- Bythorn and Keyston Location within Cambridgeshire
- Population: 316 (2011 Census)
- OS grid reference: TL066754
- District: Huntingdonshire;
- Shire county: Cambridgeshire;
- Region: East;
- Country: England
- Sovereign state: United Kingdom
- Post town: Huntingdon
- Postcode district: PE28

= Bythorn and Keyston =

Civil parish in Cambridgeshire, England

Bythorn and Keyston is a civil parish in the Huntingdonshire district of Cambridgeshire, England. According to the 2001 census the parish had a population of 271, increasing to 316 at the 2011 Census.

The parish was formed in 1935 by the merger of the parishes of Bythorn and Keyston.
Now the A14 runs through the parish separating them as two different villages.

==Demography==
===Population===
In the period 1801 to 1901 the populations of the two separate parishes of Bythorn and of Keyston were recorded every ten years by the UK census. During this time the population was in the range of 283 (the lowest was in 1901) and 515 (the highest was in 1861).

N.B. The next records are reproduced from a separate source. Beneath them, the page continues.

__global__ __launch_bounds__(512) void k_ba_back2(const BaDev* __restrict__ tab, int maxSlots, int maxFac) {
    BaDev D = *lane_entry(tab, blockIdx.z);
    extern __shared__ double sm[];
    if (!ba_enter(D, BA_TRY, 0)) return;
    const int nc = D.nAct;
    const int sel = ((const int*)(D.ctl + CTL_INTS))[CI_SEL];
    const int lane = threadIdx.x & 63;
    const int unit = __builtin_amdgcn_readfirstlane(threadIdx.x >> 6), nu = blockDim.x >> 6;
    const Ba2Region g = ba2_region(sm + (size_t)unit * ba2_stage_doubles(maxFac, maxSlots), maxFac, maxSlots);
    Ba2Roles R;
    R.init(lane);
    for (int lp = blockIdx.x * nu + unit; lp < D.Lp; lp += gridDim.x * nu) {
        double h[9];
        int nf, ns;
        ba2_stage_h(D, lp, g, R, lane, h, nf, ns);
        double w0 = 0, w1 = 0, w2 = 0;
        int kcol = 0;
        if (R.ws < ns) { ba2_w_row(g, R, w0, w1, w2); kcol = 6 * g.sfi[R.ws] + R.wi; }
        const int l = D.lpOrig[lp];
        double lamk = D.lambda;
        for (int k = 0; k < nc; k++, lamk *= 10.0) {
            const double* dPk = D.dP + (size_t)k * D.n;
            const double dp = R.ws < ns ? dPk[kcol] : 0.0;
            double t0 = w0 * dp, t1 = w1 * dp, t2 = w2 * dp;
            t0 += ba2_dpp_xor(t0, 0); t1 += ba2_dpp_xor(t1, 0); t2 += ba2_dpp_xor(t2, 0);
            t0 += ba2_dpp_xor(t0, 1); t1 += ba2_dpp_xor(t1, 1); t2 += ba2_dpp_xor(t2, 1);
#pragma unroll
            for (int d = 4; d <= 32; d <<= 1) { t0 += __shfl_xor(t0, d); t1 += __shfl_xor(t1, d); t2 += __shfl_xor(t2, d); }
            double Hi[9];
            ba_hll_inverse(h, lamk, Hi);
            if (lane < 3) {
                const double u0 = h[6] - t0, u1 = h[7] - t1, u2 = h[8] - t2;
                const double h0 = lane == 0 ? Hi[0] : (lane == 1 ? Hi[3] : Hi[6]);
                const double h1 = lane == 0 ? Hi[1] : (lane == 1 ? Hi[4] : Hi[7]);
                const double h2 = lane == 0 ? Hi[2] : (lane == 1 ? Hi[5] : Hi[8]);
                const double dl = h0 * u0 + h1 * u1 + h2 * u2;
                D.dL[(size_t)k * D.dLStride + 3 * (size_t)lp + lane] = dl;
                double* lmT = D.lmBase + (size_t)ba_slot(sel, k, D.NB) * D.lmStride;
                lmT[3 * (size_t)l + lane] = D.lmCur[3 * (size_t)l + lane] + dl;
            }
        }
        ba_wave_fence();
    }
}

__global__ __launch_bounds__(256) void k_ba_reduce(const BaDev* __restrict__ tab, int nPart, int packed) {
    BaDev D = *lane_entry(tab, blockIdx.z);
    __shared__ double sSl[8][33];
    if (!ba_enter(D, BA_TRY, blockIdx.y)) return;
    const int total = D.n * D.n + D.n, F = D.n / 6;
    const int nSum = packed ? ba_packed_doubles(F) : total;
    const int nSlots = packed ? ba_packed_reduce_slots(F) : total;
    const int e = threadIdx.x & 31, y = threadIdx.x >> 5;
    const int i = blockIdx.x * 32 + e;
    double s = 0;
    if (i < nSum) {
        const int per = (nPart + 7) / 8;
// ... 1984 lines not shown
            }
        }
    }
    BHS("chi2");
    BHS("fetch");
    if (!resultFetched) {
        VS_HIP(hipMemcpyAsync(poseOut, poseFinal, K * sizeof(DPose), hipMemcpyDeviceToHost, stream));
        if (L) VS_HIP(hipMemcpyAsync(lmOut, lmFinal, (size_t)3 * L * sizeof(double), hipMemcpyDeviceToHost, stream));
        VS_HIP(hipStreamSynchronize(stream));
    }
    ba_write_result(R, poseOut, lmOut, wrong.data(), K, L, NP);
    return VSLAM_OK;
}

static std::atomic<long long> g_bbsNs[12], g_bbsCalls{0}, g_bbsPolls{0};
static const char* g_bbsName[12] = {"check+count", "arena fill", "tables+upload", "lm pass 1", "chi2 1", "second-pass prep", "lm pass 2", "chi2 2 + fetch", "results", nullptr, nullptr, nullptr};

static BaPlanKnobs ba_plan_knobs() {
    static const bool s2Env = !(getenv("VSLAM_BA_SCHUR2") && atoi(getenv("VSLAM_BA_SCHUR2")) == 0);
    static const bool b2Env = !(getenv("VSLAM_BA_BACK2") && atoi(getenv("VSLAM_BA_BACK2")) == 0);
    BaPlanKnobs k;
    k.schur2 = s2Env; k.back2 = b2Env;
    k.sharedW = getenv("VSLAM_BA_SCHUR_SHARED") ? atoi(getenv("VSLAM_BA_SCHUR_SHARED")) != 0 : true;
    k.schurWaves = getenv("VSLAM_BA_SCHUR_WAVES_B") ? atoi(getenv("VSLAM_BA_SCHUR_WAVES_B")) : 0;
    k.lmBlocks = getenv("VSLAM_BA_LMBLOCKS") ? atoi(getenv("VSLAM_BA_LMBLOCKS")) : 0;
    k.s2Waves = getenv("VSLAM_BA_SCHUR2_WAVES") ? atoi(getenv("VSLAM_BA_SCHUR2_WAVES")) : 8;
    k.b2Waves = getenv("VSLAM_BA_BACK2_WAVES") ? atoi(getenv("VSLAM_BA_BACK2_WAVES")) : 4;
    k.s2Layout = getenv("VSLAM_BA_SCHUR2_LAYOUT") ? std::max(0, std::min((int)BA2_PACKED, atoi(getenv("VSLAM_BA_SCHUR2_LAYOUT")))) : (int)BA2_PACKED;
    return k;
}
thread_local vslam_ba_batch_plan g_baLastPlan{};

From 1901, a census was taken every ten years with the exception of 1941 (due to the Second World War).

| Parish | 1911 | 1921 | 1931 | 1951 | 1961 | 1971 | 1981 | 1991 | 2001 | 2011 |
|---|---|---|---|---|---|---|---|---|---|---|
| Bythorn | 148 | 144 | 129 |  |  |  |  |  |  |  |
| Keyston | 181 | 182 | 151 |  |  |  |  |  |  |  |
| Bythorn and Keyston | 329 | 326 | 280 | 268 | 244 | 259 | 252 | 250 | 271 | 316 |

All population census figures from report Historic Census figures Cambridgeshire to 2011 by Cambridgeshire Insight.

In 2011, the parish covered an area of 4250 acre and so the population density for Bythorn and Keyston in 2011 was 47.6 persons per square mile (18.4 per square kilometre).